Giriş

145 4 0
                                    


Bazı anlar vardır,kırıldığını derinden hissettiğin zamanlar. Acının tüm bedenini sardığı ve iliklerine kadar hissettiğin zamanlar. Yine o zamanlardan biri. Canım bir öncekinden daha çok acıyor ama bir dahaki canım acıdığında bundan daha fazla acıyacak,biliyorum. Acı geçtikten sonra yerine geleni daha çok kavuruyor seni. Acı paylaştıkça azalırdı değil mi? O zaman neden üçümüzün de acısı azalacağına her geçen saniye artmaya devam ediyor? Geçeceğini biliyorum,biliyoruz. Bilmemize rağmen nedir bu sancı?

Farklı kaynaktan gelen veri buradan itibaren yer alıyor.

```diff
+            if(w != i) leaf_move(&W.cur[w], &W.cur[i]);
+            ++w;
+        }
+        W.n_cur = w;
+        W.n_highfreq = 0;
+    }
+    X::sync();
+    const int highfreqThreshold = W.PBcoverage > 60 ? (int)((uint64_t)(W.PBcoverage / 60) * 3) : 3;
+    const uint32_t my_cap = W.nxt == W.leaf_small ? W.small_cap() : W.max_children();
+    bool overflow = false;
+    const Deal d = deal_make<X>(on ? W.n_cur : 0u, lane);
+    if(lane == 0) { LRSC_DEAL_TRACE(0, d.total, 0, 0); }
+    for(uint32_t base = 0; base < d.total; base += 64) {
+        const uint32_t t = base + lane;
+        const bool have = t < d.total;
+        const uint32_t tt = have ? t : d.total - 1;
+        const uint32_t o = deal_owner<X>(d, tt);
+        const uint32_t o_excl = X::shfl(d.excl, o);
+        const uint32_t i = tt - o_excl;
+        Leaf<P>* const o_cur = deal_shfl_ptr<X>(W.cur, o);
+        Leaf<P>* const o_nxt = deal_shfl_ptr<X>(W.nxt, o);
+        const uint32_t o_n = X::shfl(W.n_cur, o), o_cap = X::shfl(my_cap, o);
+        const uint32_t o_count = X::shfl(W.n_nxt, o);
+        const double o_min = __builtin_bit_cast(double, deal_shfl_u64<X>(__builtin_bit_cast(uint64_t, minimumErrorRate), o));
+        const uint64_t o_sa = deal_shfl_u64<X>(W.min_SA_threshold, o), o_len = deal_shfl_u64<X>(W.currentLength, o),
+                       o_indel = deal_shfl_u64<X>(W.maxIndelSize, o);
+        uint16_t* const o_head5 = deal_shfl_ptr<X>(W.head5, o);
+        uint16_t* const o_next5 = deal_shfl_ptr<X>(W.next5, o);
+        const uint8_t* const o_flags5 = deal_shfl_ptr<X>(W.flags5, o);
+        const uint64_t s_sa = W.min_SA_threshold, s_len = W.currentLength, s_indel = W.maxIndelSize;
+        uint16_t* const s_head5 = W.head5;
+        uint16_t* const s_next5 = W.next5;
+        const uint8_t* const s_flags5 = W.flags5;
+        W.min_SA_threshold = o_sa; W.currentLength = o_len; W.maxIndelSize = o_indel;
+        W.head5 = o_head5; W.next5 = o_next5; W.flags5 = o_flags5;
+        Leaf<P> par = {};
+        typename Walk<WIDE>::Ext ext[4];
+        uint32_t mask = 0;
+        if(have) {
+            LRSC_DEAL_TRACE(1, base, o_excl, o_count);
+            par = o_cur[i];
+            int count = 0;
+            while(count < 2) {
+                if(count == 1 && !(par.localErr == o_min && o_n > 1)) break;
+                uint64_t tc;
+                mask = W.getFMIndexExtensions_v(par.flo, par.fhi, par.rlo, par.rhi, par.tailLetterCount, par.suf_lo, ext, tc);
+                if(mask != 0) break;
+                W.min_SA_threshold--;
+                count++;
+            }
+        }
+        W.min_SA_threshold = s_sa; W.currentLength = s_len; W.maxIndelSize = s_indel;
+        W.head5 = s_head5; W.next5 = s_next5; W.flags5 = s_flags5;
+        uint32_t v = 0;
+#pragma unroll
+        for(uint32_t b = 0; b < 4; ++b)
+            if((mask >> b) & 1u) v += 1u + (ext[b].freq > highfreqThreshold ? 0x10000u : 0u);
+        const uint32_t v_incl = deal_incl_sum<X>(v, lane), v_excl = v_incl - v;
+        const uint32_t first = o_excl > base ? o_excl - base : 0u;
+        const uint32_t off = o_count + ((v_excl - X::shfl(v_excl, first)) & 0xFFFFu);
+        if(have) {
+            uint32_t k = off;
+#pragma unroll
+            for(uint32_t b = 0; b < 4; ++b) {
+                if(!((mask >> b) & 1u)) continue;
+                if(k >= o_cap) { overflow = true; break; }
+                o_nxt[k++] = W.make_child(par, i, b, ext[b]);
+            }
+        }
+        const uint32_t s0 = d.excl > base ? d.excl : base, s1 = d.incl < base + 64 ? d.incl : base + 64;
+        const bool mine = on && s0 < s1;
+        const uint32_t sum = X::shfl(v_incl, mine ? s1 - 1 - base : 0u) - X::shfl(v_excl, mine ? s0 - base : 0u);
+        const uint64_t ovf = X::ballot(overflow);
+        if(mine) {
+            LRSC_DEAL_TRACE(2, base, d.excl, sum);
+            W.n_nxt += sum & 0xFFFFu; W.n_highfreq += sum >> 16;
+        }
+        uint64_t m = ovf;
+        while(m) {
+            const uint32_t l = (uint32_t)__builtin_ctzll(m);
+            m &= m - 1ull;
+            const uint32_t bad_owner = X::lane(o, l);
+            if(lane == bad_owner) W.error = LRSC_WALK_ERR_CHILDREN;
+        }
+        overflow = false;
+    }
+    X::sync();
+}
+
+template <class X, bool WIDE>
+LRSC_WALK_FN bool deal_step(Walk<WIDE>& W, bool act, uint32_t lane)
+{
+    if(act && (W.ended || W.error || !(W.n_cur != 0 && W.n_cur <= W.maxLeaves && W.currentLength <= W.maxLength))) act = false;
+    const bool took = act;
+    if(act) {
+        W.leaf_steps += W.n_cur;
+        if(W.n_cur > W.max_front) W.max_front = W.n_cur;
+        W.n_nxt = 0;
+    }
+    X::sync();
+    const uint64_t t_ext = W.tick();
+    uint64_t t = t_ext;
+    deal_refine<X>(W, act && W.currentKmerSize > W.maxOverlap, W.cur, W.n_cur, W.maxOverlap, lane);
+    if(took) W.tock(1, t);
+    t = W.tick();
+    deal_attempt<X>(W, act, lane);
+    if(took) W.tock(2, t);
+    if(W.error) act = false;
+    const bool lvl1 = act && W.n_nxt == 0;
+    if(X::ballot(lvl1)) {
+        uint64_t ReduceSize = 0;
+        if(lvl1) {
+            const uint64_t LowerBound = (W.currentKmerSize - 2) > W.minOverlap ? (W.currentKmerSize - 2) : W.minOverlap;
+            const uint64_t ts = W.tick();
+            ReduceSize = W.SelectFreqsOfrange(LowerBound, W.currentKmerSize, W.cur, W.n_cur);
+            W.tock(8, ts);
+        }
+        X::sync();
+        deal_refine<X>(W, lvl1, W.cur, W.n_cur, ReduceSize, lane);
+        deal_attempt<X>(W, lvl1, lane);
+        if(W.error) act = false;
+        const bool lvl2 = lvl1 && act && W.n_nxt == 0;
+        if(X::ballot(lvl2)) {
+            if(lvl2) W.min_SA_threshold--;
+            deal_attempt<X>(W, lvl2, lane);
+            if(lvl2) W.min_SA_threshold++;
+            if(W.error) act = false;
+        }
+    }
+    bool relax = false;
+    uint64_t RelaxSize = 0;
+    if(act && W.n_nxt != 0) {
+        W.currentLength++;
+        W.currentKmerSize++;
+        if(W.isInsufficientFreqs(W.n_highfreq, W.n_nxt)) {
+            const uint64_t LowerBound = (W.currentKmerSize - 2) > W.minOverlap ? (W.currentKmerSize - 2) : W.minOverlap;
+            const uint64_t ts = W.tick();
+            RelaxSize = W.SelectFreqsOfrange(LowerBound, W.currentKmerSize, W.nxt, W.n_nxt);
+            W.tock(8, ts);
+            relax = true;
+        }
+    }
+    if(X::ballot(relax)) {
+        X::sync();
+        deal_refine<X>(W, relax, W.nxt, W.n_nxt, RelaxSize, lane);
+    }
+    if(took) W.tock(0, t_ext);
+    if(act) W.step_after_extend();
+    return took;
+}
+
+}
diff --git a/longreadselfcorrect_amd/csrc/wp_walk.h b/longreadselfcorrect_amd/csrc/wp_walk.h
--- a/longreadselfcorrect_amd/csrc/wp_walk.h
+++ b/longreadselfcorrect_amd/csrc/wp_walk.h
@@ -33,6 +33,33 @@
     __builtin_amdgcn_fence(__ATOMIC_RELEASE, "workgroup");
     __builtin_amdgcn_wave_barrier();
     __builtin_amdgcn_fence(__ATOMIC_ACQUIRE, "workgroup");
+}
+
+__device__ __forceinline__ void wp_gen_count(unsigned long long* g, bool took, uint32_t n_cur, uint32_t n_nxt)
+{
+    const uint64_t m = __ballot(took);
+    if(m == 0) return;
+    uint32_t sum[2], mx[2];
+    for(int k = 0; k < 2; ++k) {
+        const uint32_t v = k ? n_nxt : n_cur;
+        bool cand = took;
+        sum[k] = 0; mx[k] = 0;
+        for(int b = 15; b >= 0; --b) {
+            const bool bit = took && ((v >> b) & 1u);
+            sum[k] += (uint32_t)__builtin_popcountll(__ballot(bit)) << b;
+            if(__ballot(cand && bit)) { mx[k] |= 1u << b; cand = cand && bit; }
+        }
+    }
+    if(threadIdx.x == (uint32_t)__builtin_ctzll(m)) {
+        atomicAdd(&g[0], 1ull);
+        atomicAdd(&g[1], (unsigned long long)__builtin_popcountll(m));
+        atomicAdd(&g[2], (unsigned long long)sum[0]); atomicAdd(&g[3], (unsigned long long)mx[0]);
+        atomicAdd(&g[4], (unsigned long long)sum[1]); atomicAdd(&g[5], (unsigned long long)mx[1]);
+        atomicAdd(&g[6], (unsigned long long)mx[0] * (unsigned long long)__builtin_popcountll(m));
+        atomicAdd(&g[7], (unsigned long long)mx[1] * (unsigned long long)__builtin_popcountll(m));
+        atomicAdd(&g[8], (unsigned long long)((sum[0] + 63u) / 64u));
+        atomicAdd(&g[9], (unsigned long long)((sum[1] + 63u) / 64u));
+    }
 }
 
 template <bool WIDE, bool BIG>
```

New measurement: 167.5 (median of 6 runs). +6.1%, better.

Babadır kızların kahramanı,ilk aşkı. Neden bizim yaramız olup,sürekli kanamayı seçti? Ya da yara kabuk bağladıktan sonra kendini hatırlatırcasına kanamayı seçti? Neden başka birini bize tercih etme gereği duydu? Hem de defalarca? İsyanımı maruz görün sadece acısını azaltmaya çalışan biriyim.

Annemin dolu gözlerle sürdüğü araba,Gizem'in sessiz çığlıkları ve ben. Kırılmış ama daha fazla güçlü olmaya hazırlanmış üç kalp. Babamın gözlerimizin içine bakarak,"Benim için bittiniz,belki de hiç olmadınız." demesi ve o kadınla gitmesi. Yine.

Artık bize ağır gelen bu şehiri bırakıyoruz. Hak ettiğimiz hayatı kurmaya gidiyoruz.

Yolları ezberlercesine izliyorum sanki bir yararı dokunacakmış gibi. Yollar sanki bitmeyecek gibi. Oysa her şeyden öyle çok kaçmak istiyorum ki...Kaçmanın çözüm olmayacağını ve yüzleşmediğim takdirde ileride suratıma sert bir tokat gibi çarpacağını farkındayım. Bakmayın bu kadar derinlere indiğime sadece içimdeki çikolatası alınmış gibi ağlayan küçük kız çocuğu ara sıra varlığını belirtmek istiyor. Hepimizin içindeki o küçük çocuğa veremeyeceği hesaplar var değil mi?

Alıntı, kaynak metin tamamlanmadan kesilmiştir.